Sobald es von den Schmerzen her geht weiter fahren. Geht dann schon. Bei mir hat es geholfen auf Schaumstoffgriffe umzusteigen. Hatte vorher so billige Gummigriffe und enorme Probleme und bin dann umgestiegen auf Tryall Schaumstoff. 

Danach wars besser, aber ganz weg gehts erst wenn man lange genug fährt...-> Hornhaut.

gruß
erwin


----------



## Das_Playmobil (5. Februar 2012)

Da ich auch gerade mit Trial angefangen habe, habe ich auch mit Blutblasen zu kämpfen. Abhilfe verschafft abtapen mit Leukoplast.


----------



## Mr. Terror (5. Februar 2012)

Ich hatte auch Probleme mit Blutblasen, als ich die Syntace Gummigriffe gefahren bin. Ich habe die dann ebenfalls gegen die TryAll Schaumstoff-Griffe getauscht und seit dem habe ich eigentlich keine Probleme mehr.

Grüße
Sascha


----------



## jay-em-ass (5. Februar 2012)

Bin heut wieder gefahren, Tape drüber, dann gings schon 
Ich werd mir allerdings neue Griffe kaufen und bin dabei über die ODI Longnecks gestoßen.
Sollen recht gut und lvor allem Langlebig sein, was man bei Schaumstoffgriffen nicht behaupten kann...
Fährt die jemand und kann dazu ein kurzes Statement bezüglich "Blasenbildung" abgeben? 

Gruß,
Johannes


----------



## Bike_fuhrpark (5. Februar 2012)

Schaumstoff Griffe = Ritchey Worldcup oder die leichte Variante Extralite
Die Ritchey halten ewig und verformen sich auf lange zeit nicht. Sehr bequeme Griffe und schonen sehr die Hände.


----------



## jay-em-ass (5. Februar 2012)

Meinst du die hier?

http://www.bike24.de/p13428.html


----------



## erwinosius (5. Februar 2012)

Oh sorry, ich muss mich korrigieren...ich meinte die Trialtech Griffe:

http://www.trialmarkt.de/product_info.php/info/p872_Lenkergriffe-Trialtech-soft.html

und die halten bei mir schon länger als ein Jahr. Das einzige was die Griffe wirklich kaputt macht ist zu häufiges demontieren.....

gruß
erwin


----------



## MTB-News.de




----------



## jay-em-ass (5. Februar 2012)

erwinosius schrieb:


> Oh sorry, ich muss mich korrigieren...ich meinte die Trialtech Griffe:
> 
> http://www.trialmarkt.de/product_info.php/info/p872_Lenkergriffe-Trialtech-soft.html
> 
> ...



Die hab ich mir auch schon angeschaut, haben auf tartybikes eine sehr gute bewertung, einzig der Faktor Haltbarkeit hat mich abgeschreckt, aber wenn das so is, werd ich mir die mal zulegen.
Vielen Dank!


----------



## Mr. Terror (5. Februar 2012)

Die meinte ich auch. Die halten bei mir jetzt auch schon ne weile und Abnutzung ist auch nicht wirklich zu erkennen. Das einzige Problem mit den Griffen war, dass die sich bei mir auf dem Lenker gedreht haben. Ich habe die dann einfach mit Haarspray montiert und seit dem keine Probleme mehr mit verdrehen.


----------



## Bike_fuhrpark (6. Februar 2012)

jay-em-ass schrieb:


> Meinst du die hier?
> 
> http://www.bike24.de/p13428.html



Genau die. Bin ich Jahre lang Gefahren. Von Gummi griffen halte ich nichts, vorallem im Sommer.
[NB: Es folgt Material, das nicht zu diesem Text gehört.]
BGLS_HD u32 addc(u32 a, u32 b, u32& c) {
  u32 co;
  u32 r = __builtin_addc(a, b, c, &co);
  c = co;
  return r;
// ... 393 lines not shown
BGLS_FN Fp<C> fp_inv_ds(const Fp<C>& a) {
  constexpr int L = C::L;
  constexpr int NW = (32 * L + 29) / 30 + ((32 * L) % 30 == 0 ? 1 : 0);
  constexpr i32 M30 = (i32)((1u << 30) - 1u);
  static_assert(30 * NW >= 32 * L + 2, "limbs hold (-2p, 2p)");
  auto limb = [](const u32* w, int i) -> i32 {
    const int bit = 30 * i, q = bit >> 5, sh = bit & 31;
    if (q >= L) return 0;
    u64 x = w[q];
    if (q + 1 < L) x |= (u64)w[q + 1] << 32;
    return (i32)((u32)(x >> sh) & (u32)M30);
  };
  i32 f[NW], g[NW], d[NW], e[NW], m[NW];
#pragma unroll
  for (int i = 0; i < NW; ++i) {
    m[i] = limb(C::P, i);
    f[i] = m[i];
    g[i] = limb(a.v, i);
    d[i] = 0;
    e[i] = i == 0 ? 1 : 0;
  }
  u32 minv = C::P[0];
  minv *= 2u - C::P[0] * minv;
  minv *= 2u - C::P[0] * minv;
  minv *= 2u - C::P[0] * minv;
  minv *= 2u - C::P[0] * minv;
  minv *= 2u - C::P[0] * minv;
  i32 zeta = -1;
  for (int batch = 0; batch < 64; ++batch) {
    i32 u = 1, v = 0, q = 0, r = 1;
    {
      u32 fl = (u32)f[0] | ((u32)f[1] << 30), gl = (u32)g[0] | ((u32)g[1] << 30);
#pragma unroll
      for (int i = 0; i < 30; ++i) {
        i32 c1 = zeta >> 31;
        const i32 c2 = -(i32)(gl & 1u);
        const u32 x = (fl ^ (u32)c1) - (u32)c1;
        const i32 y = (u ^ c1) - c1, z = (v ^ c1) - c1;
        gl += x & (u32)c2;
        q += y & c2;
        r += z & c2;
        c1 &= c2;
        zeta = (zeta ^ c1) - 1;
        fl += gl & (u32)c1;
        u += q & c1;
        v += r & c1;
        gl >>= 1;
        u = (i32)((u32)u << 1);
        v = (i32)((u32)v << 1);
      }
    }
    {
      const i32 sd = d[NW - 1] >> 31, se = e[NW - 1] >> 31;
      i32 md = (u & sd) + (v & se), me = (q & sd) + (r & se);
      i64 cd = (i64)u * d[0] + (i64)v * e[0], ce = (i64)q * d[0] + (i64)r * e[0];
      md -= (i32)((minv * (u32)cd + (u32)md) & (u32)M30);
      me -= (i32)((minv * (u32)ce + (u32)me) & (u32)M30);
      cd += (i64)m[0] * md;
      ce += (i64)m[0] * me;
      cd >>= 30;
      ce >>= 30;
#pragma unroll
      for (int i = 1; i < NW; ++i) {
        cd += (i64)u * d[i] + (i64)v * e[i] + (i64)m[i] * md;
        ce += (i64)q * d[i] + (i64)r * e[i] + (i64)m[i] * me;
        d[i - 1] = (i32)cd & M30;
        e[i - 1] = (i32)ce & M30;
        cd >>= 30;
        ce >>= 30;
      }
      d[NW - 1] = (i32)cd;
      e[NW - 1] = (i32)ce;
    }
    u32 gnz;
    {
      i64 cf = (i64)u * f[0] + (i64)v * g[0], cg = (i64)q * f[0] + (i64)r * g[0];
      cf >>= 30;
      cg >>= 30;
      gnz = 0;
#pragma unroll
      for (int i = 1; i < NW; ++i) {
        cf += (i64)u * f[i] + (i64)v * g[i];
        cg += (i64)q * f[i] + (i64)r * g[i];
        f[i - 1] = (i32)cf & M30;
        g[i - 1] = (i32)cg & M30;
        gnz |= (u32)g[i - 1];
        cf >>= 30;
        cg >>= 30;
      }
      f[NW - 1] = (i32)cf;
      g[NW - 1] = (i32)cg;
      gnz |= (u32)g[NW - 1];
    }
#if defined(__HIP_DEVICE_COMPILE__)
    if (__ballot(gnz != 0) == 0ull) break;
#else
    if (gnz == 0) break;
#endif
  }
  u32 fone = (u32)f[0] ^ 1u, fmone = (u32)(f[0] ^ M30);
#pragma unroll
  for (int i = 1; i < NW; ++i) { fone |= (u32)f[i]; fmone |= (u32)(f[i] ^ (i == NW - 1 ? -1 : M30)); }
  if (fone != 0 && fmone != 0) return fp_zero<C>();
  const i32 sf = fone == 0 ? 0 : -1;
  i64 c = 0;
  u32 w[L + 1];
  {
    u64 acc = 0;
    int have = 0, wi = 0;
    i64 carry = 0;
#pragma unroll
    for (int i = 0; i < NW; ++i) {
      carry += (i64)((d[i] ^ sf) - sf) + 2 * (i64)m[i];
      const u32 lo = (u32)carry & (u32)M30;
      carry >>= 30;
      acc |= (u64)lo << have;
      have += 30;
      if (have >= 32) {
        if (wi <= L) w[wi] = (u32)acc;
        ++wi;
        acc >>= 32;
        have -= 32;
      }
    }
    acc |= (u64)(u32)carry << have;
    while (wi <= L) { w[wi++] = (u32)acc; acc >>= 32; }
    (void)c;
  }
  Fp<C> rr;
#pragma unroll
  for (int j = 0; j < L; ++j) rr.v[j] = w[j];
  u32 top = w[L];
#pragma unroll
  for (int k = 0; k < 4; ++k) {
    u32 bw = 0;
    u32 t[L];
#pragma unroll
    for (int j = 0; j < L; ++j) t[j] = subb(rr.v[j], C::P[j], bw);
    const bool ge = top != 0 || bw == 0;
    if (ge) {
#pragma unroll
      for (int j = 0; j < L; ++j) rr.v[j] = t[j];
      top -= bw;
    }
  }
  const Fp<C> r2 = fp_load<C>(C::R2);
  return fp_mul_inl<C>(fp_mul_inl<C>(rr, r2), r2);
}
template <class C>
BGLS_HD Fp<C> fp_inv(const Fp<C>& a) {
  return fp_inv_ds<C>(a);
}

Die obigen Trialtech Griffe haben nur ein paar Wochen gehalten. Ziemlich Mies was die Haltbarkeit angeht.


----------



## bike-show.de (6. Februar 2012)

Blasenpflaster aus der Apotheke funktionieren auch ganz gut, besonders wenn die Blasen beim Fahren schmerzen.


----------



## Mr. Terror (6. Februar 2012)

Die Ritchey Griffe bin ich auch eine Weile gefahren. Die sind im Vergleich zu den Trialtech Griffen ziemlich dick, was mir nicht so gut gefallen hat. Ansonsten sind die aber auch top.


----------